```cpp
int stage_a_finish(sx_ctx* ctx, const std::vector<int>& which, const uint8_t* d_bytes, uint64_t len,
                   const std::vector<uint32_t>& parity, const std::vector<uint64_t>& min_chars, int si,
                   std::vector<RunList>* out, bool cut_into_pieces, const ReplayJob* wave_job) {
    out->assign(which.size(), RunList{});
    if (len == 0) return SX_OK;
    const double t0 = now_ms();
    for (size_t k = 0; k < which.size(); k++) {
        MissionDev& d = ctx->dev[(size_t)which[k]];
        ScanSlot& s = d.slot[si];
        HIP_TRY(ctx, hipEventSynchronize(s.ev1));
        const double t_ev = now_ms();
        SX_TL("mission %d: scan kernel done", which[k]);
        float ms = 0;
        HIP_TRY(ctx, hipEventElapsedTime(&ms, s.ev0, s.ev1));
        if (which[k] < 16) ctx->stats.kernel_ms[which[k]] += ms;
        if (s.fused && s.fused_first) ctx->stats.fused_ms += ms;
        if (which[k] < 64) { if (s.fused) ctx->stats.fused_mask |= 1ull << which[k]; else ctx->stats.fused_mask &= ~(1ull << which[k]); }
        uint32_t counters[4] = { 0, 0, 0, 0 };
        std::vector<uint32_t> hc(kCounterWords);
        bool skip_runs = false;
        for (int round = 0;; round++) {
            { const int rb = read_back_sync(ctx, d, d.stream_b, hc.data(), s.d_counters, kCounterWords * sizeof(uint32_t)); if (rb != SX_OK) return rb; }
            counters[0] = hc[0]; counters[3] = hc[3];
            {
                uint64_t heavy = 0, recs = 0;
                for (uint32_t sh = 0; sh < kStatShards; sh++) { heavy += hc[kStatBase + sh * kStatStride]; recs += hc[kStatBase + sh * kStatStride + 1]; }
                counters[1] = (uint32_t)std::min<uint64_t>(heavy, 0xFFFFFFFFull); counters[2] = (uint32_t)std::min<uint64_t>(recs, 0xFFFFFFFFull);
            }
            if (round == 0 && wave_job) {
                const uint64_t total = s.region_cap ? counters[2] : counters[0];
                if (wave_replay_wanted(ctx, *wave_job, (size_t)which[k], total, counters[1])) {
                    RunList& rl = (*out)[k];
                    rl.n = wave_replay_wanted(ctx, *wave_job, (size_t)which[k], total) ? total : std::max<uint64_t>(total, len / 16);
                    rl.p = nullptr; rl.skipped = true; rl.complete = true;
                    skip_runs = true;
                    break;
                }
            }
            if (s.region_cap) {
                if (counters[0] == 0) break;
                const uint32_t big = (counters[3] + counters[3] / 4 + 127) / 64 * 64;
                if (s.region_cap == ctx->region_cap && counters[3] && large_regions_fit(len, s.n_regions, big) && !ctx->sw.no_large_regions) {
                    ctx->dense[(size_t)which[k]] = big;
                    s.region_cap = big;
                    if (ensure_capacity(ctx, s, (uint32_t)(s.n_regions * big)) != SX_OK) {
                        (void)hipGetLastError();
                        ctx->dense[(size_t)which[k]] = 1;
                        s.region_cap = 0;
                    }
                } else {
                    ctx->dense[(size_t)which[k]] = 1;
                    s.region_cap = 0;
                }
            } else {
                if (counters[0] <= s.capacity) break;
                if (round >= 8) { ctx->err = "device run-record buffer kept overflowing"; return SX_E_NOMEM; }
                int rc = ensure_capacity(ctx, s, counters[0] + counters[0] / 8 + 1024);
                if (rc != SX_OK) return rc;
            }
            const ScanParams p = scan_params(ctx, which[k], s, d_bytes, len, parity[k], min_chars[k]);
            const double tr0 = now_ms();
            if (p.grid_flags) HIP_TRY(ctx, hipMemsetAsync(p.grid_flags, 0, ((len + p.subchunk - 1) / p.subchunk) * 4, d.stream_b));
            HIP_TRY(ctx, hipMemsetAsync(s.d_counters, 0, kCounterWords * sizeof(uint32_t), d.stream_b));
            HIP_TRY(ctx, launch_scan(ctx->missions[(size_t)which[k]].kind, p, d.stream_b));
            if (p.grid_flags) { d.grid_of_scan = p.grid_flags; d.grid_sub = p.subchunk; d.grid_data = d_bytes; d.grid_len = len; }
            HIP_TRY(ctx, hipStreamSynchronize(d.stream_b));
            ctx->stats.rescans++;
            ctx->stats.rescan_ms += now_ms() - tr0;
        }
        const double tc0 = now_ms();
        SX_TL("mission %d: counters read (%u records)", which[k], s.region_cap ? counters[2] : counters[0]);
        if (ctx->sw.timing2) fprintf(stderr, "[sx]   mission %d: kernel done at +%.2f ms, counters at +%.2f ms\n", which[k], t_ev - t0, tc0 - t0);
        if (skip_runs) {
            HIP_TRY(ctx, hipEventRecord(s.ev_free, d.stream_b));
            s.free_pending = true;
            if (ctx->sw.timing) fprintf(stderr, "[sx] mission %d: kernel %.2f ms, %llu records counted: string-dense, every window is replayed\n", which[k], ms, (unsigned long long)(*out)[k].n);
            ctx->stats.run_records += (*out)[k].n;
            ctx->stats.bytes_scanned += len;
            ctx->stats.heavy_tiles += counters[1];
            continue;
        }
        uint32_t nrec = counters[0];
        const DevRun* d_records = s.d_recs;
        const bool large_regions = s.region_cap > ctx->region_cap && ctx->region_cap;
        const bool regions = s.region_cap != 0 && !large_regions;
        if (large_regions) {
            HIP_TRY(ctx, invalidate_region_slack(s.d_recs, s.d_cnt, s.n_regions, s.region_cap, d.stream_b));
            nrec = (uint32_t)(s.n_regions * s.region_cap);
        }
        if (regions) {
            const uint64_t slots = s.n_regions * s.region_cap;
            if (s.packed_cap < slots) {
                if (s.d_packed) HIP_TRY(ctx, hipFree(s.d_packed));
                s.d_packed = nullptr; s.packed_cap = 0;
                HIP_TRY(ctx, hipMalloc((void**)&s.d_packed, (slots + slots / 8 + 64) * sizeof(DevRun)));
                s.packed_cap = slots + slots / 8 + 64;
            }
            int rc = ensure_scratch(ctx, compact_scratch_bytes(s.n_regions)); if (rc != SX_OK) return rc;
            HIP_TRY(ctx, compact_regions(s.d_recs, s.d_cnt, s.n_regions, s.region_cap, s.d_packed, s.d_counters + 1, ctx->d_scratch,
                                         ctx->d_scratch_cap, d.stream_b));
            { const int rb = read_back_sync(ctx, d, d.stream_b, &nrec, s.d_counters + 1, 4); if (rb != SX_OK) return rb; }
            d_records = s.d_packed;
            SX_TL("mission %d: regions packed (%u)", which[k], nrec);
        } else if (ctx->region_cap && !large_regions && nrec < s.n_regions * ctx->region_cap / 4)
            ctx->dense[(size_t)which[k]] = 0;
        const uint32_t join_min = ctx->sw.device_join_min;
        const bool dev_sorted = nrec >= join_min && nrec > 0;
        double tc1 = tc0;
        RunList& rl = (*out)[k];
        if (dev_sorted) {
            const size_t sb = std::max(sort_scratch_bytes(nrec), merge_scratch_bytes(nrec));
            int rc = ensure_scratch(ctx, sb); if (rc != SX_OK) return rc;
            if (d.ev_runs) HIP_TRY(ctx, hipEventSynchronize(d.ev_runs));
            rc = ensure_rp(ctx, d, 0, (uint64_t)nrec * sizeof(sx_run)); if (rc != SX_OK) return rc;
            if (!regions) HIP_TRY(ctx, sort_records(s.d_recs, nrec, len, ctx->d_scratch, ctx->d_scratch_cap, d.stream_b, ctx->sw.timing2));
            if (ctx->sw.timing2) { HIP_TRY(ctx, hipStreamSynchronize(d.stream_b)); fprintf(stderr, "[sx]   sort done +%.2f ms\n", now_ms() - tc0); }
            HIP_TRY(ctx, merge_sorted_records(d_records, nrec, min_chars[k], ctx->d_scratch, ctx->d_scratch_cap,
                                              (sx_run*)d.d_rp[0], s.d_counters + 2, d.stream_b));
            HIP_TRY(ctx, hipEventRecord(s.ev_free, d.stream_b));
            s.free_pending = true;
// ... 77 lines not shown
```

### stringsext_amd/csrc/sx_switches.cpp

```cpp
#include "sx_switches.hpp"

#include <stdio.h>
#include <stdlib.h>

#include <algorithm>

namespace sx {

static bool present(const char* name) { return getenv(name) != nullptr; }
static bool on_unless_0(const char* name) { const char* e = getenv(name); return !(e && !atoi(e)); }
static bool on_if_nonzero(const char* name) { const char* e = getenv(name); return e && atoi(e); }
static int int_or(const char* name, int unset) { const char* e = getenv(name); return e ? atoi(e) : unset; }
static int64_t i64_or(const char* name, int64_t unset) { const char* e = getenv(name); return e ? (int64_t)atoll(e) : unset; }
static int clamped_or(const char* name, int lo, int hi, int unset) { const char* e = getenv(name); return e ? std::max(lo, std::min(hi, atoi(e))) : unset; }
static uint64_t u64_at_least(const char* name, uint64_t lo, uint64_t unset) { const char* e = getenv(name); return e ? std::max<uint64_t>(lo, (uint64_t)atoll(e)) : unset; }

Switches Switches::from_env() {
    Switches s;
    if (const char* e = getenv("SX_PIN_FLAGS")) s.pin_flags = (int64_t)(unsigned)strtoul(e, nullptr, 0);
    s.small_copy = on_unless_0("SX_SMALL_COPY");
    if (const char* e = getenv("SX_REPLAY_THREADS")) s.replay_threads = (int)std::max(1u, std::min(256u, (unsigned)atoi(e)));
    s.result_on_device = on_if_nonzero("SX_RESULT_ON_DEVICE");
    s.scan_blocks_per_cu = int_or("SX_SCAN_BLOCKS_PER_CU", s.scan_blocks_per_cu);
    if (const char* e = getenv("SX_REGION_CAP")) s.region_cap = (int64_t)(uint32_t)atoi(e);
    s.scan_cus = clamped_or("SX_SCAN_CUS", 1, INT32_MAX, s.scan_cus);
    if (const char* e = getenv("SX_PRIO")) s.prio_n = std::max(0, sscanf(e, "%d,%d", &s.prio_scan, &s.prio_post));
    s.mission_streams = present("SX_MISSION_STREAMS");
    s.scan_prio = (uint32_t)int_or("SX_SCAN_PRIO", (int)s.scan_prio);
    s.fused = on_unless_0("SX_FUSED");
    s.fused_prefilter = int_or("SX_FUSED_PREFILTER", s.fused_prefilter);
    s.scan_warm = clamped_or("SX_SCAN_WARM", 0, INT32_MAX, s.scan_warm);
    s.no_large_regions = present("SX_NO_LARGE_REGIONS");
    s.device_join_min = (uint32_t)int_or("SX_DEVICE_JOIN_MIN", (int)s.device_join_min);
    s.no_pieces = present("SX_NO_PIECES");
    s.probe_rot = (uint32_t)int_or("SX_PROBE_ROT", (int)s.probe_rot);
    s.host_replay = present("SX_HOST_REPLAY");
    s.device_replay = present("SX_DEVICE_REPLAY");
    s.host_stitch = present("SX_HOST_STITCH");
    s.no_replay_skip = present("SX_NO_REPLAY_SKIP");
    s.no_grid_bound = present("SX_NO_GRID_BOUND");
    s.no_replay_cache = present("SX_NO_REPLAY_CACHE");
    s.max_region_windows = (uint32_t)clamped_or("SX_MAX_REGION_WINDOWS", 1, INT32_MAX, (int)s.max_region_windows);
    s.replay_cache_mib = i64_or("SX_REPLAY_CACHE_MIB", s.replay_cache_mib);
    s.fast_replay = on_unless_0("SX_FAST_REPLAY");
    s.count_waves = int_or("SX_COUNT_WAVES", s.count_waves);
    s.stitch_block = clamped_or("SX_STITCH_BLOCK", 0, INT32_MAX, s.stitch_block);
    s.slabs = clamped_or("SX_SLABS", 1, 64, s.slabs);
    s.replay_copy_wgs = int_or("SX_REPLAY_COPY_WGS", s.replay_copy_wgs);
    s.host_merge = present("SX_HOST_MERGE");
    s.packed = on_unless_0("SX_PACKED");
    s.merge_part_mib = u64_at_least("SX_MERGE_PART_MIB", 1, s.merge_part_mib);
    s.merge_part_findings = u64_at_least("SX_MERGE_PART_FINDINGS", 1024, s.merge_part_findings);
    s.merge_copy_wgs = int_or("SX_MERGE_COPY_WGS", s.merge_copy_wgs);
    s.merge_copy_nt = int_or("SX_MERGE_COPY_NT", s.merge_copy_nt);
    s.merge_copy_threads = clamped_or("SX_MERGE_COPY_THREADS", 64, 1024, s.merge_copy_threads);
    s.host_merge_seg_bytes = u64_at_least("SX_HOST_MERGE_SEG_BYTES", 1, s.host_merge_seg_bytes);
    s.splice_seg_bytes = u64_at_least("SX_SPLICE_SEG_BYTES", 1, s.splice_seg_bytes);
    s.piece_mib = i64_or("SX_PIECE_MIB", s.piece_mib);
    s.seq_piece_kib = i64_or("SX_SEQ_PIECE_KIB", s.seq_piece_kib);
    s.seq_piece_mib = i64_or("SX_SEQ_PIECE_MIB", s.seq_piece_mib);
    s.debug_entry = present("SX_DEBUG_ENTRY");
    s.busiest_last = int_or("SX_BUSIEST_LAST", s.busiest_last);
    if (const char* e = getenv("SX_DEFER_MIN_BYTES")) s.defer_min_bytes = (uint64_t)atoll(e);
    s.wave_threads = on_unless_0("SX_WAVE_THREADS");
    s.timeline = int_or("SX_TIMELINE", s.timeline);
    s.timing = present("SX_TIMING");
    s.timing2 = present("SX_TIMING2");
    if (const char* e = getenv("SX_WAVE_REPLAY")) s.wave_replay = atoi(e) != 0;
    s.wave_keep_scan = present("SX_WAVE_KEEP_SCAN");
    if (const char* e = getenv("SX_WAVE_BYTES_PER_RUN")) s.wave_bytes_per_run = (uint64_t)atoll(e);
    s.wave_stream_prio = int_or("SX_WAVE_STREAM_PRIO", s.wave_stream_prio);
    s.wave_batches = clamped_or("SX_WAVE_BATCHES", 1, 64, s.wave_batches);
    s.wave_slabs = clamped_or("SX_WAVE_SLABS", 1, 64, s.wave_slabs);
    s.wave_lut = on_if_nonzero("SX_WAVE_LUT");
    s.wave_desc = on_unless_0("SX_WAVE_DESC");
    s.wave_desc_cap = clamped_or("SX_WAVE_DESC_CAP", 1, INT32_MAX, s.wave_desc_cap);
    s.wave_fail = present("SX_WAVE_FAIL");
    if (const char* e = getenv("SX_WAVE_REPAIR")) s.wave_repair = atoi(e) ? std::max(1, atoi(e)) : 0;
    s.wave_same = on_unless_0("SX_WAVE_SAME");
    if (const char* e = getenv("SX_SCAN_STREAM_MIB")) s.scan_stream_mib = (uint64_t)atoll(e);
    s.ingest_mmap = present("SX_INGEST_MMAP");
    return s;
}

}
```

### stringsext_amd/csrc/sx_switches.hpp

```cpp
#pragma once
#include <stdint.h>

namespace sx {

struct Switches {
    int64_t pin_flags = -1;
    bool small_copy = true;
    int replay_threads = 0;
    bool result_on_device = false;
    int scan_blocks_per_cu = -1;
    int64_t region_cap = -1;
    int scan_cus = 0;
    int prio_n = -1, prio_scan = 0, prio_post = 0;
    bool mission_streams = false;
    uint32_t scan_prio = 0;
    bool fused = true;
    int fused_prefilter = -1;
    int scan_warm = -1;
    bool no_large_regions = false;
    uint32_t device_join_min = 65536;
    bool no_pieces = false;
    uint32_t probe_rot = 0;
    bool host_replay = false;
    bool device_replay = false;
    bool host_stitch = false;
    bool no_replay_skip = false;
    bool no_grid_bound = false;
    bool no_replay_cache = false;
    uint32_t max_region_windows = 0;
    int64_t replay_cache_mib = -1;
    bool fast_replay = true;
    int count_waves = 4;
    int stitch_block = 0;
    int slabs = 0;
    int replay_copy_wgs = 0;
    bool host_merge = false;
    bool packed = true;
    uint64_t merge_part_mib = 0;
    uint64_t merge_part_findings = 0;
    int merge_copy_wgs = -1;
    int merge_copy_nt = 1;
    int merge_copy_threads = 512;
    uint64_t host_merge_seg_bytes = 0;
    uint64_t splice_seg_bytes = 0;
    int64_t piece_mib = -1;
    int64_t seq_piece_kib = -1;
    int64_t seq_piece_mib = -1;
    bool debug_entry = false;
    int busiest_last = 0;
    uint64_t defer_min_bytes = 256ull << 20;
    bool wave_threads = true;
    int timeline = 0;
    bool timing = false;
    bool timing2 = false;
    int wave_replay = -1;
    bool wave_keep_scan = false;
    uint64_t wave_bytes_per_run = 0;
    int wave_stream_prio = -1;
    int wave_batches = 0;
    int wave_slabs = 0;
    bool wave_lut = false;
    bool wave_desc = true;
    int wave_desc_cap = 0;
    bool wave_fail = false;
    int wave_repair = -1;
    bool wave_same = true;
    uint64_t scan_stream_mib = 0;
    bool ingest_mmap = false;

    static Switches from_env();
};

}
```

Measured before the change: 4091.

◆ Exercise description:
The answer must be every line from the records above that contains the word "nullptr", copied out.

◆ Answer to this task:
                    rl.p = nullptr; rl.skipped = true; rl.complete = true;
                s.d_packed = nullptr; s.packed_cap = 0;
static bool present(const char* name) { return getenv(name) != nullptr; }
    if (const char* e = getenv("SX_PIN_FLAGS")) s.pin_flags = (int64_t)(unsigned)strtoul(e, nullptr, 0);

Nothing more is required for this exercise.